#### [Your instructions]
Using the records below, find every line that includes "ProfScope" and copy it.

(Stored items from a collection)
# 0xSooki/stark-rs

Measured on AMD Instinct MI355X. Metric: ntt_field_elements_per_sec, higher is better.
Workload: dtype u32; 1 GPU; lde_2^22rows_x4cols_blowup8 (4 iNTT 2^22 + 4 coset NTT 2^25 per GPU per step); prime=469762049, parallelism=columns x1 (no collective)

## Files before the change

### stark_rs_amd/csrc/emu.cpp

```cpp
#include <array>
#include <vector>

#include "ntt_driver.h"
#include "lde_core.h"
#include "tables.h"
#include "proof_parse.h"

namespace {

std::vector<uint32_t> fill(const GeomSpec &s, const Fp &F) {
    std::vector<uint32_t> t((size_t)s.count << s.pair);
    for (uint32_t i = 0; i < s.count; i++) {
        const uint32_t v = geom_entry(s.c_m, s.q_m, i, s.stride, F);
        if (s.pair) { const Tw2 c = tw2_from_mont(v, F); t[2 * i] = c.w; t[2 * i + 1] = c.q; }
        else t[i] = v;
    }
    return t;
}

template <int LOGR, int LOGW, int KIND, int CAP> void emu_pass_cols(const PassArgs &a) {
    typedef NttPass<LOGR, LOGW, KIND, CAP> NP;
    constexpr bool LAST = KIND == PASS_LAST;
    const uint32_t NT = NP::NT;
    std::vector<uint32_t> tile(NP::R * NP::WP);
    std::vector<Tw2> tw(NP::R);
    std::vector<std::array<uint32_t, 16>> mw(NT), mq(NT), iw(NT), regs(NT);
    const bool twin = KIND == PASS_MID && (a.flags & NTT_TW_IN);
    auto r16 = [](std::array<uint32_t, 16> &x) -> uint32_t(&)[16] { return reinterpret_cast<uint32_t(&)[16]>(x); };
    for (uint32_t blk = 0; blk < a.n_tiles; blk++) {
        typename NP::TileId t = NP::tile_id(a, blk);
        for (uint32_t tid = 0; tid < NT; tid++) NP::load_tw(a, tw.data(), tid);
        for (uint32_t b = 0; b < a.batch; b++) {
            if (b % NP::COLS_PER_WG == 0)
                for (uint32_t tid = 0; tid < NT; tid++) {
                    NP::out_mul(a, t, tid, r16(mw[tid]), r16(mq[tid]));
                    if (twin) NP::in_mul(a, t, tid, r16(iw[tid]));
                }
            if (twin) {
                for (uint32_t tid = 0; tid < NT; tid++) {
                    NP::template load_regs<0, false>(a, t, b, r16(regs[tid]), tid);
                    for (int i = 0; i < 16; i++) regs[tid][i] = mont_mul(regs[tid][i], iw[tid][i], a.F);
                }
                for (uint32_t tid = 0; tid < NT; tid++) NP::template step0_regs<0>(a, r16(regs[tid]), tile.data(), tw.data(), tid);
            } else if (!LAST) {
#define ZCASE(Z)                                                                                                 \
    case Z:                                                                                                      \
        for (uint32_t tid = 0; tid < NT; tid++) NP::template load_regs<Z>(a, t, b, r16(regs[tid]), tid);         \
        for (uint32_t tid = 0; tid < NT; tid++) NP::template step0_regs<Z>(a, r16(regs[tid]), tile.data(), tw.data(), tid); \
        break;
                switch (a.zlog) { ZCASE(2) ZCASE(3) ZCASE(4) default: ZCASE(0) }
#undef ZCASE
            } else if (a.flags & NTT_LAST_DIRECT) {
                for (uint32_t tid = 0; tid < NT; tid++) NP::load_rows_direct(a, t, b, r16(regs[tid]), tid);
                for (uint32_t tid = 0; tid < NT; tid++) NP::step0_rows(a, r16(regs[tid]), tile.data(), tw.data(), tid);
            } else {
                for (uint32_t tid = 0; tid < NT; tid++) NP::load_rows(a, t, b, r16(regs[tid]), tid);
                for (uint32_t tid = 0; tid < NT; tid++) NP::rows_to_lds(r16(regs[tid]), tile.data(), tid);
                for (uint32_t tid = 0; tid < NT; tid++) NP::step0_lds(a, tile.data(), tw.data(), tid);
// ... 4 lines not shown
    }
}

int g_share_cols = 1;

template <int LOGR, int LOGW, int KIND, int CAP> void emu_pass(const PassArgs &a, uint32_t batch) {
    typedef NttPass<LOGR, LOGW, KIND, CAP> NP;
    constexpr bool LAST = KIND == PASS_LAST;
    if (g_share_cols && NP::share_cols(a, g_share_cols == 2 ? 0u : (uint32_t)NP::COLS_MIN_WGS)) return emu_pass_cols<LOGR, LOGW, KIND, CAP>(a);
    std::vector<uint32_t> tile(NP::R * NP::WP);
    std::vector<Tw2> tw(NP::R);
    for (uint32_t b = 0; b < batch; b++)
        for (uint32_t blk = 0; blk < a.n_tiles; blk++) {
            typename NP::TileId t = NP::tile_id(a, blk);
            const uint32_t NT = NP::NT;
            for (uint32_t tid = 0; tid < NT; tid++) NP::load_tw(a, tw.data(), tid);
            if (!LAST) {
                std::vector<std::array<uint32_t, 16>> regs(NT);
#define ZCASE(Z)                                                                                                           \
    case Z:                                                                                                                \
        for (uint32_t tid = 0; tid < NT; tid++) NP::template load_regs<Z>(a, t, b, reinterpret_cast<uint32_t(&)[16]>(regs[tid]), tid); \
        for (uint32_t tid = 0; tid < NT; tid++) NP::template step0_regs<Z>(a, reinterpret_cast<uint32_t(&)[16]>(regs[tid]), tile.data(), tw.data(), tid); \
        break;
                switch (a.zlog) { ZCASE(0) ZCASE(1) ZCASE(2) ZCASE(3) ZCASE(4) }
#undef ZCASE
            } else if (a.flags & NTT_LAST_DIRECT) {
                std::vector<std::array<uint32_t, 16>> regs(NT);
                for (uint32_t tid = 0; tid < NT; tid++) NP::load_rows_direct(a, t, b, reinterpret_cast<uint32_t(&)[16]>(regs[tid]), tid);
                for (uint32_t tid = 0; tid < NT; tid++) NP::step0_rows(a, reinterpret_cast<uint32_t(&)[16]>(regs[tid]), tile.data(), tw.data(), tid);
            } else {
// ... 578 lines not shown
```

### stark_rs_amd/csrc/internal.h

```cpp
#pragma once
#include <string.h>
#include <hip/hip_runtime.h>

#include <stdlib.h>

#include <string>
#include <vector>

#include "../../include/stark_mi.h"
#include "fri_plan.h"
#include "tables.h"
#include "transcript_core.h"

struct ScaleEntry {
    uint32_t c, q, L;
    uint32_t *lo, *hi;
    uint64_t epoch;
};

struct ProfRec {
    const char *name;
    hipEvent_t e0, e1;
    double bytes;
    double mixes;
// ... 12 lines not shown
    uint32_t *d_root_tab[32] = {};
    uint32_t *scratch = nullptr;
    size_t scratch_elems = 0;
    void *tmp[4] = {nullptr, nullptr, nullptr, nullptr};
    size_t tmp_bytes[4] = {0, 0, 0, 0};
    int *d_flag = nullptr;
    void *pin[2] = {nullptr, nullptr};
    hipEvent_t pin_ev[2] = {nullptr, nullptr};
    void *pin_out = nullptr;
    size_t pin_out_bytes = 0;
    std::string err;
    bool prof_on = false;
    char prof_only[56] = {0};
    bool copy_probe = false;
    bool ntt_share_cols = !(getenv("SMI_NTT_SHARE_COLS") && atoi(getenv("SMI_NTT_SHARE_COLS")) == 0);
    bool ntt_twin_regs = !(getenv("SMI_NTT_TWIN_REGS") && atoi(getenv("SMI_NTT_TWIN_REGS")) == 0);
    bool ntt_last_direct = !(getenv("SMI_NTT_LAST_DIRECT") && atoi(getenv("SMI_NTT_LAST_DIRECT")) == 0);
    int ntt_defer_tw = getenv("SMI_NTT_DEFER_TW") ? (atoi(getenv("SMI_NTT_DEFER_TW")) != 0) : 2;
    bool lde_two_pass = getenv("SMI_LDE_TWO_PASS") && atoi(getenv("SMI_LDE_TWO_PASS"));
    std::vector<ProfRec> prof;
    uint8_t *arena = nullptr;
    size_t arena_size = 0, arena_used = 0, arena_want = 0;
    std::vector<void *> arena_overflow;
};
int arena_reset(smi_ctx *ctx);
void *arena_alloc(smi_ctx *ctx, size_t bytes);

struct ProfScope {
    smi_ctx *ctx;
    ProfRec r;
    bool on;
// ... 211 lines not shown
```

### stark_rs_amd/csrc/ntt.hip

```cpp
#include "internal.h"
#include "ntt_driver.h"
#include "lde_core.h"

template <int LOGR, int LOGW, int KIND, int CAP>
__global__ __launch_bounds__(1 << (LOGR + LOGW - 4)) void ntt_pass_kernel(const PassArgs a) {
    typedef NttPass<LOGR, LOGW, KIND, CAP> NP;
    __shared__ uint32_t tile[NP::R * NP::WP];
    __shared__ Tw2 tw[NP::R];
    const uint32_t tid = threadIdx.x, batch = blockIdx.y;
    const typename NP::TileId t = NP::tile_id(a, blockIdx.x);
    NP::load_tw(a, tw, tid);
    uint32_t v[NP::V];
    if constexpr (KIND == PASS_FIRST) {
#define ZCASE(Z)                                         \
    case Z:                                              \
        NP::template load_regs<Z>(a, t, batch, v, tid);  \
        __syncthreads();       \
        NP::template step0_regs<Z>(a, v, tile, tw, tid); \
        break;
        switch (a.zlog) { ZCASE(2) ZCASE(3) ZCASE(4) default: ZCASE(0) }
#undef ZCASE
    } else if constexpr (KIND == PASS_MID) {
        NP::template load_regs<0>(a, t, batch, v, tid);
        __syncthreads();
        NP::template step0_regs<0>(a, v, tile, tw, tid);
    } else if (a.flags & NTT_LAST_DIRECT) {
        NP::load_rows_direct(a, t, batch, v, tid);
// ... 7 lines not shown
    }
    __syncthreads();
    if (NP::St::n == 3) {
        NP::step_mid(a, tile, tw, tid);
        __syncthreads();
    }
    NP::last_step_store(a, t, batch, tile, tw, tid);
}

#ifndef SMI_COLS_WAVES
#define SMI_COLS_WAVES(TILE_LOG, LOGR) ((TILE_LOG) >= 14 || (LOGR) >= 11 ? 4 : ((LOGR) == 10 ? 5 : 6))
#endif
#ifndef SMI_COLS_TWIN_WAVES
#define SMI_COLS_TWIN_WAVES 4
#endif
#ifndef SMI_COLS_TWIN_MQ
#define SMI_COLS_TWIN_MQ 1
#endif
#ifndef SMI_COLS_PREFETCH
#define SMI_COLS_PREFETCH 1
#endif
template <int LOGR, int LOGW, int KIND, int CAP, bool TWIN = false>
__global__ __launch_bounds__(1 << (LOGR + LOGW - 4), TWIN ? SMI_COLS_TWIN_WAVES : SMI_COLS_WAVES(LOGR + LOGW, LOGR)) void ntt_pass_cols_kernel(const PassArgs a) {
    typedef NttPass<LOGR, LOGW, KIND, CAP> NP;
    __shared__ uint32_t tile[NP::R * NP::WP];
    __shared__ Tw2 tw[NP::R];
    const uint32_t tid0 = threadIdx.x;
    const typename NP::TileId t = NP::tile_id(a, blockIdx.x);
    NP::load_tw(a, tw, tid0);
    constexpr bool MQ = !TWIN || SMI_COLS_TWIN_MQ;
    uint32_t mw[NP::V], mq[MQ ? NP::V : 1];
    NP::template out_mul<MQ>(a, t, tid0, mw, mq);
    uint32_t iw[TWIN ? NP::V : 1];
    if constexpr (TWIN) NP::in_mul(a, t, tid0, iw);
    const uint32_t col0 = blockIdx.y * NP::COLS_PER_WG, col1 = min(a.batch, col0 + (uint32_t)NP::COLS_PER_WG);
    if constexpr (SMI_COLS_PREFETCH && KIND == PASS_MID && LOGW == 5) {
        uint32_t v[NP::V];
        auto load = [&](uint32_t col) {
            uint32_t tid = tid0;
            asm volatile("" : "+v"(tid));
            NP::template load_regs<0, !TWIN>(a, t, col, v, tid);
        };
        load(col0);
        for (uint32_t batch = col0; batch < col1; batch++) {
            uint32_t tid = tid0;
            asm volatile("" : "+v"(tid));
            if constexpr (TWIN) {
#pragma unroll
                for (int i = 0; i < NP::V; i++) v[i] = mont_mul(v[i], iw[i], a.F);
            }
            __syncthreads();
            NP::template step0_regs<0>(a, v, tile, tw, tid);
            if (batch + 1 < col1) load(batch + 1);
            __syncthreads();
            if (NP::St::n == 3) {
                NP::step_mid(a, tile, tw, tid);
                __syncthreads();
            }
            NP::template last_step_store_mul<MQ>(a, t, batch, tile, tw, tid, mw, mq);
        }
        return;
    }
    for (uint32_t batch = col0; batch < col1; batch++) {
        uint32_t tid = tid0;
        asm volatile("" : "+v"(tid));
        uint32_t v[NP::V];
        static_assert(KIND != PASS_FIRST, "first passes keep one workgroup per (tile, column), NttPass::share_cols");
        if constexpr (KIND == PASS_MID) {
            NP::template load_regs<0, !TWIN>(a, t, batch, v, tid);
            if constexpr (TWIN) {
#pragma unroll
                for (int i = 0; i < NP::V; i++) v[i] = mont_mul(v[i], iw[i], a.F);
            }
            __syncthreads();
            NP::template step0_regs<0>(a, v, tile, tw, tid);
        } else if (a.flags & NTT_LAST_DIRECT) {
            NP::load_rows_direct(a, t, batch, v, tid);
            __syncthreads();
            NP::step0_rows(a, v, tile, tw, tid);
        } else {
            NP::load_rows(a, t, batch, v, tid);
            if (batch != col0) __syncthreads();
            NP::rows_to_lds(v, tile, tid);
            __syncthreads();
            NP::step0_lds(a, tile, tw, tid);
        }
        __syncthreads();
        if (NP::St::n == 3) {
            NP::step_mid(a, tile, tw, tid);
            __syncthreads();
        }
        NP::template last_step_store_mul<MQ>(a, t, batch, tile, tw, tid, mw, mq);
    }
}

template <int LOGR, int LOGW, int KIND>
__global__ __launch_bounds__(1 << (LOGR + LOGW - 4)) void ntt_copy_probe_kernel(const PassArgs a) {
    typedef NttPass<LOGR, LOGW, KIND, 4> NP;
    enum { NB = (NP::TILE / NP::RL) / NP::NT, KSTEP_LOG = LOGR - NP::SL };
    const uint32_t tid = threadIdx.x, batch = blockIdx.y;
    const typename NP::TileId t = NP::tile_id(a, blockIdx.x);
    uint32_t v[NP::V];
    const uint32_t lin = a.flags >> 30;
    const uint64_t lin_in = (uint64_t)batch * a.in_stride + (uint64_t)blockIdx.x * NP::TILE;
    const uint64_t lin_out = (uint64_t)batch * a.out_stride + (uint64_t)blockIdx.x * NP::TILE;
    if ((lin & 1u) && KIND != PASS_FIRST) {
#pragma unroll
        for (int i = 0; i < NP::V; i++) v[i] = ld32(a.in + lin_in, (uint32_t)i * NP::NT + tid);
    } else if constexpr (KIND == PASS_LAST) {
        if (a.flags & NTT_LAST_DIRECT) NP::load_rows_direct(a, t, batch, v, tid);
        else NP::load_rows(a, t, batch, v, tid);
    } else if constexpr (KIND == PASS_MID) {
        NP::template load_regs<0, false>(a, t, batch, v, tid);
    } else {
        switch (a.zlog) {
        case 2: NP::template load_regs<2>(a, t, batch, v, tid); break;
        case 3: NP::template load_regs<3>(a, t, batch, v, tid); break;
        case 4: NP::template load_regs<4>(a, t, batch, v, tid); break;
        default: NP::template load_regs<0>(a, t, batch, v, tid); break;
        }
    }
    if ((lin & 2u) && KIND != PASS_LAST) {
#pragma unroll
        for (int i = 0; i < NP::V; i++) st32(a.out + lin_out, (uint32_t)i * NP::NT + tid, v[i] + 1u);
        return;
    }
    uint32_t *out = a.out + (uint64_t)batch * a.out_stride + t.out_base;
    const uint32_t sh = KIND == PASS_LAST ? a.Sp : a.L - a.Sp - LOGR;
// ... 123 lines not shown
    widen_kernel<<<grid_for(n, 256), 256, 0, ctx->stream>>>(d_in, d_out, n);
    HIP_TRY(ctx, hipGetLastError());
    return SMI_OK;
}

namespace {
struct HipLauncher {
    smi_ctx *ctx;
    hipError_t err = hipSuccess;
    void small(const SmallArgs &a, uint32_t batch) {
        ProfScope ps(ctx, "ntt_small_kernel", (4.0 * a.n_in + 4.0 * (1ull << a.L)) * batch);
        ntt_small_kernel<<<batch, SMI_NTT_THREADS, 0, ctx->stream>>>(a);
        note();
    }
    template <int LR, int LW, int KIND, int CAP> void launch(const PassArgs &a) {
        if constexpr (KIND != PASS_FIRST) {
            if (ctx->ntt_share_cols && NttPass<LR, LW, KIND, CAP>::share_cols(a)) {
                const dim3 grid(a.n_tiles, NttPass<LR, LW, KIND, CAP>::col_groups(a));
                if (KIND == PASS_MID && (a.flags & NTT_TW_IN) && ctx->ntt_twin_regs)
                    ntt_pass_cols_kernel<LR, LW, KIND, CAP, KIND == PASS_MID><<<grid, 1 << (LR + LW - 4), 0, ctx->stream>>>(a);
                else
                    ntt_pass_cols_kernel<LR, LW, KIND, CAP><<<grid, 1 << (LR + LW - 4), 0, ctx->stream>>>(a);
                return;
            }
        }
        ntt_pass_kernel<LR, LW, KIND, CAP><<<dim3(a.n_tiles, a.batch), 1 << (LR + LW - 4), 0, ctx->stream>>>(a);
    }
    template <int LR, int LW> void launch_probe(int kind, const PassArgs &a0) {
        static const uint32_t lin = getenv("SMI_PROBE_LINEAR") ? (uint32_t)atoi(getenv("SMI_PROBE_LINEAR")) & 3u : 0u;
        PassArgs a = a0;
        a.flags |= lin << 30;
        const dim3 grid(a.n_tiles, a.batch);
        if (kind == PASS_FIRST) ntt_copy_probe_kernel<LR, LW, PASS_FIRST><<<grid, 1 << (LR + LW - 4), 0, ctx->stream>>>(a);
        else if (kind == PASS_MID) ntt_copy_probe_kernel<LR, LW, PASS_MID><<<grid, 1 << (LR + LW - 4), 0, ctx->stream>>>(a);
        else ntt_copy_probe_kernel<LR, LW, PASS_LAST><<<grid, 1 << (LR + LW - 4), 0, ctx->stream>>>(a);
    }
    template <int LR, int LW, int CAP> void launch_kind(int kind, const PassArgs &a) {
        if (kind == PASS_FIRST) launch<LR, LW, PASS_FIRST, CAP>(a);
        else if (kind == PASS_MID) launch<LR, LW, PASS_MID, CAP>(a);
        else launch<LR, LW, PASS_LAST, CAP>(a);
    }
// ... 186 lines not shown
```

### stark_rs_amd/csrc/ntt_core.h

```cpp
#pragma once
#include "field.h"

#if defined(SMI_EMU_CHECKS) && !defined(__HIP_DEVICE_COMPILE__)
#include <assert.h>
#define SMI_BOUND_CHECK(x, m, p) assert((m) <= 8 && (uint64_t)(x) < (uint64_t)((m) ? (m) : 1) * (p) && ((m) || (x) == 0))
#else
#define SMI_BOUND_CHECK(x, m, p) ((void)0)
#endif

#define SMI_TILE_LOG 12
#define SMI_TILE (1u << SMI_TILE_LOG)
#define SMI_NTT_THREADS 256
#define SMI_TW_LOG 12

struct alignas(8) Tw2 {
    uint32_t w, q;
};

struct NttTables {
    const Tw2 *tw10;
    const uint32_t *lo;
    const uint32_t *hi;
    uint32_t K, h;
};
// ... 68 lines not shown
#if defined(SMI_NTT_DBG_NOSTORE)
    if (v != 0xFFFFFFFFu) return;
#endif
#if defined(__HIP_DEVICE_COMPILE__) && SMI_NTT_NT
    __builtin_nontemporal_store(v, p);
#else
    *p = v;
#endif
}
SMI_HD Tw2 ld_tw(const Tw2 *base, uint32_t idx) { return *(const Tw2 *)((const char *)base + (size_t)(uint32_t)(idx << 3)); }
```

#### [Written answer]
struct ProfScope {
        ProfScope ps(ctx, "ntt_small_kernel", (4.0 * a.n_in + 4.0 * (1ull << a.L)) * batch);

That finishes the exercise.